Le tir groupé que Samuel Eto’o Fils a essuyé de la part de la plupart des journalistes espagnols à la suite d’une interview plutôt inoffensive, ainsi que la volée de bois vert qui s’est ensuivie, sont révélateurs du sentiment trouble que les Espagnols éprouvent à l’égard du génial hurluberlu. Mais au-delà du combat à fleuret moucheté que se livrent la vedette et la presse, il y a une vérité toute prosaïque que la gloire de New Bell maîtrise parfaitement maintenant, et qui est qu’il est une véritable star et que tout le monde doit le savoir et le traiter avec tous les égards.
Je n’ai pas eu pour habitude de me découvrir devant l’artiste ni de lui cirer les godasses qu’il a acérées et fines. Je fais amende honorable aujourd’hui, je bats ma coulpe, je le salue bien bas et reconnais avec délectation que la star est enfin devenue, dans sa tête, une diva. On va se régaler.
Peu importe ce qui arrivera aujourd’hui ou dans les mois à venir. Eto’o a gagné le droit de dire ce qu’il pense et de forcer tout le monde à respecter ses envies, ses choix, voire ses caprices. Ce droit a été gagné de la seule façon qui compte : sur le terrain de jeu et sur le terrain de la loyauté et de la solidarité. Il était temps, après des saisons de performances éclatantes toujours applaudies du bout des doigts même au sein de son propre club, après moult avanies, après des tentatives avérées de mettre son talent en doute, il était temps qu’il se rebiffe.
La bagarre qui a certainement cours dans le vestiaire de Barcelone, les fausses amabilités que se font joueurs et encadreurs et l’écho que s’en font les gazettes, tout cela n’a rien de particulier. Il n’existe pas vraiment, parmi les joueurs de grands clubs, des liens d’amitié ou d’amour profonds qui vont au-delà de leurs intérêts professionnels. Des poches d’amitié existent sans doute, comme cela se remarque au sein de tout groupe, mais le ciment de la relation reste toujours la reconnaissance du rôle primordial que joue la solidarité sur le terrain. Quel que soit le talent individuel, la performance et la notoriété sont largement tributaires de l’apport et de l’aide des coéquipiers.

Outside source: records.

# qcraftai/pillarnext

Measured on AMD Instinct MI355X. Metric: frames/s PillarNeXt-B nuScenes 300k-pt cloud (inference, end-to-end), higher is better.
Workload: dtype bf16

## Files before the change

include/pnx.h:

```cpp
#ifndef PNX_H
#define PNX_H

#include <stddef.h>
#include <stdint.h>

#ifdef __cplusplus
extern "C" {
#endif

typedef void* pnx_stream_t;

typedef enum pnx_status {
  PNX_OK = 0,
  PNX_ERR_INVALID = -1,
  PNX_ERR_UNSUPPORTED = -2,
  PNX_ERR_WORKSPACE = -3,
  PNX_ERR_HIP = -4
} pnx_status;

typedef enum pnx_dtype { PNX_F32 = 0, PNX_BF16 = 1, PNX_F16 = 2 } pnx_dtype;
typedef enum pnx_layout {
  PNX_NHWC = 0,
  PNX_NCHW = 1
} pnx_layout;
// ... 15 lines not shown
                    const float* w0, const float* gamma0, const float* beta0, const float* mean0, const float* var0,
                    const float* w1, const float* gamma1, const float* beta1, const float* mean1, const float* var1,
                    float eps, float* folded_out, pnx_stream_t stream);

size_t pnx_reader_workspace_bytes(int64_t n_points, int32_t batch, const pnx_geom* geom_host);

int pnx_reader_forward(const float* points, int64_t n_points, int32_t row_stride, int32_t batch, const pnx_geom* geom_host,
                       const float* pfn_folded, void* canvas, int32_t canvas_dtype, int32_t canvas_layout, uint8_t* occupancy,
                       float* feat_max, int32_t* coords, int64_t pillar_capacity, int64_t* unq_inv, int32_t* pillar_of_point,
                       int32_t* counts, void* workspace, size_t workspace_bytes, pnx_stream_t stream);

void pnx_reader_fill_split(int32_t* percent3_host);

int pnx_profile_begin(int32_t max_samples);
int pnx_profile_end(float* reader_us_avg_host, float* canvas_us_avg_host, int32_t* samples_host);
float pnx_profile_last_pfn_us(void);
float pnx_profile_last_voxelize_us(void);

size_t pnx_pfn_train_param_floats(int32_t num_point_features);
size_t pnx_pfn_train_partial_floats(int32_t num_point_features, int32_t which);
int pnx_pfn_forward_train(int32_t pass, const float* points, int64_t n_points, int32_t row_stride, int32_t batch, const pnx_geom* geom_host,
                          const float* params, float* partials, float* feat_max, int64_t pillar_capacity, int32_t* coords,
                          int32_t* pillar_of_point, int32_t* counts, void* workspace, size_t workspace_bytes, pnx_stream_t stream);
int pnx_pfn_backward(int32_t pass, int64_t n_points, int32_t row_stride, int32_t batch, const pnx_geom* geom_host, const float* params,
                     const float* grad_feat_max, const float* feat_max, float* partials, void* workspace, size_t workspace_bytes,
                     pnx_stream_t stream);

int pnx_voxelize(const float* points, int64_t n_points, int32_t row_stride, int32_t batch, const pnx_geom* geom_host,
                 float* features, int32_t* coords, int64_t pillar_capacity, int64_t* unq_inv, int32_t* pillar_of_point,
                 int32_t* counts, void* workspace, size_t workspace_bytes, pnx_stream_t stream);

typedef enum pnx_group_mode { PNX_GROUP_VOXEL = 0, PNX_GROUP_PILLAR_CLAMP = 1, PNX_GROUP_CYLINDER_CLAMP = 2 } pnx_group_mode;
typedef struct pnx_group_geom {
  float min[3], voxel[3];
  int32_t grid[3];
  int32_t mode;
  int32_t prefilter;
  float keep_min[3], keep_max[3];
} pnx_group_geom;
size_t pnx_group_workspace_bytes(int64_t n_points, int32_t row_stride, int32_t batch, const pnx_group_geom* geom_host);
int pnx_group_points(const float* points, int64_t n_points, int32_t row_stride, int32_t batch, const pnx_group_geom* geom_host, float* point_features,
                     int32_t feature_ld, int32_t* coords, int64_t group_capacity, int64_t* unq_inv, float* group_mean, int32_t* counts, void* workspace,
                     size_t workspace_bytes, pnx_stream_t stream);
int pnx_pfn_layer_eval(const float* xa, int32_t lda, int32_t ca, const float* gb, int32_t cb, const int64_t* inv, const float* wt, const float* shift,
                       int32_t cout, int64_t n, int64_t num_groups, float* y, int32_t ldy, float* gmax, pnx_stream_t stream);
int pnx_bilinear_gather(const void* image, int32_t dtype, int32_t batch, int32_t h, int32_t w, int32_t channels, const float* pos, int32_t pos_ld,
                        const float* pos_min2_host, const float* pos_voxel2_host, const int32_t* cell_coords, const int64_t* unq_inv, int32_t ds_rate,
                        int64_t n, float* out, int32_t out_ld, pnx_stream_t stream);
size_t pnx_bilinear_gather_backward_workspace_bytes(int64_t n, int32_t batch, int32_t h, int32_t w);
int pnx_bilinear_gather_backward(const float* grad_out, int32_t grad_ld, int32_t batch, int32_t h, int32_t w, int32_t channels, const float* pos,
                                 int32_t pos_ld, const float* pos_min2_host, const float* pos_voxel2_host, const int32_t* cell_coords,
                                 const int64_t* unq_inv, int32_t ds_rate, int64_t n, float* grad_image, void* workspace, size_t workspace_bytes,
                                 pnx_stream_t stream);

size_t pnx_scatter_max_workspace_bytes(int64_t n, int64_t num_pillars);
int pnx_scatter_max(const float* x, const int64_t* index, int64_t n, int32_t channels, int64_t num_pillars, float* out,
                    int64_t* argmax, void* workspace, size_t workspace_bytes, pnx_stream_t stream);
int pnx_scatter_max_backward(const float* grad_out, const int64_t* argmax, int64_t n, int32_t channels, int64_t num_pillars,
                             float* grad_x, pnx_stream_t stream);

int pnx_scatter_canvas(const float* feat_max, const int32_t* coords, const int32_t* num_pillars_dev, int64_t pillar_capacity,
                       int32_t batch, int32_t gy, int32_t gx, void* canvas, int32_t canvas_dtype, int32_t canvas_layout,
                       pnx_stream_t stream);

size_t pnx_merge_sweeps_desc_bytes(void);
size_t pnx_merge_sweeps_workspace_bytes(int64_t n_raw);
int pnx_merge_sweeps(const float* raw, int64_t n_raw, int32_t raw_stride, int32_t n_copy, const void* seg_descs_dev, int32_t n_segments, float* out,
                     int32_t* n_out_dev, void* workspace, size_t workspace_bytes, pnx_stream_t stream);
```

Ce qui, je crois, a amené Eto’o à taper du poing sur la table, c’est justement que ses coéquipiers, dans une bonne proportion, ceux-là même qui devraient reconnaître en premier son formidable apport, ont agi comme s’il était fini. Que l’entraîneur ni la presse ne l’aient soutenu après sa blessure, Eto’o s’y attendait et y était sans doute préparé. Que des coéquipiers qui ont profité de sa générosité et de son talent sur le terrain pour gagner de l’argent et des titres soient prompts à l’enterrer au premier coup dur, cela, Eto’o n’était pas prêt à le laisser passer sans réagir.
Et c’est bien ainsi. Je suis de ceux qui ont bu l’interview d’Eto’o comme du petit-lait. La métamorphose du personnage, la légitimité de son coup de sang, la cohérence de ses propos, tout cela augure bien pour l’avenir.
C’est une transformation que j’appelais de tous mes vœux, car je redoutais de voir cette perle écrasée comme d’autres perles africaines broyées par le laminoir des championnats européens. Eto’o n’obtiendra rien de particulier à accepter des salaires de misère, à raser les murs, à s’effacer devant Deco ou Xavi, à chanter les louanges de Ronaldinho, à se plier à toutes les humiliations de la part d’un entraîneur qui n’a jamais voulu de lui.
Alors, qu’il parle et qu’il exige, qu’il pose des conditions, qu’il joue enfin à la très grande vedette qu’il est et dont le rayonnement dépasse de loin la petite Catalogne. Qu’il joue au football comme il sait si bien le faire, sans retenue, pour notre très grand bonheur. Et que ce faisant, il en tire tous les avantages qu’il juge dignes de l’un des rares artistes auxquels le panthéon du foot est déjà promis.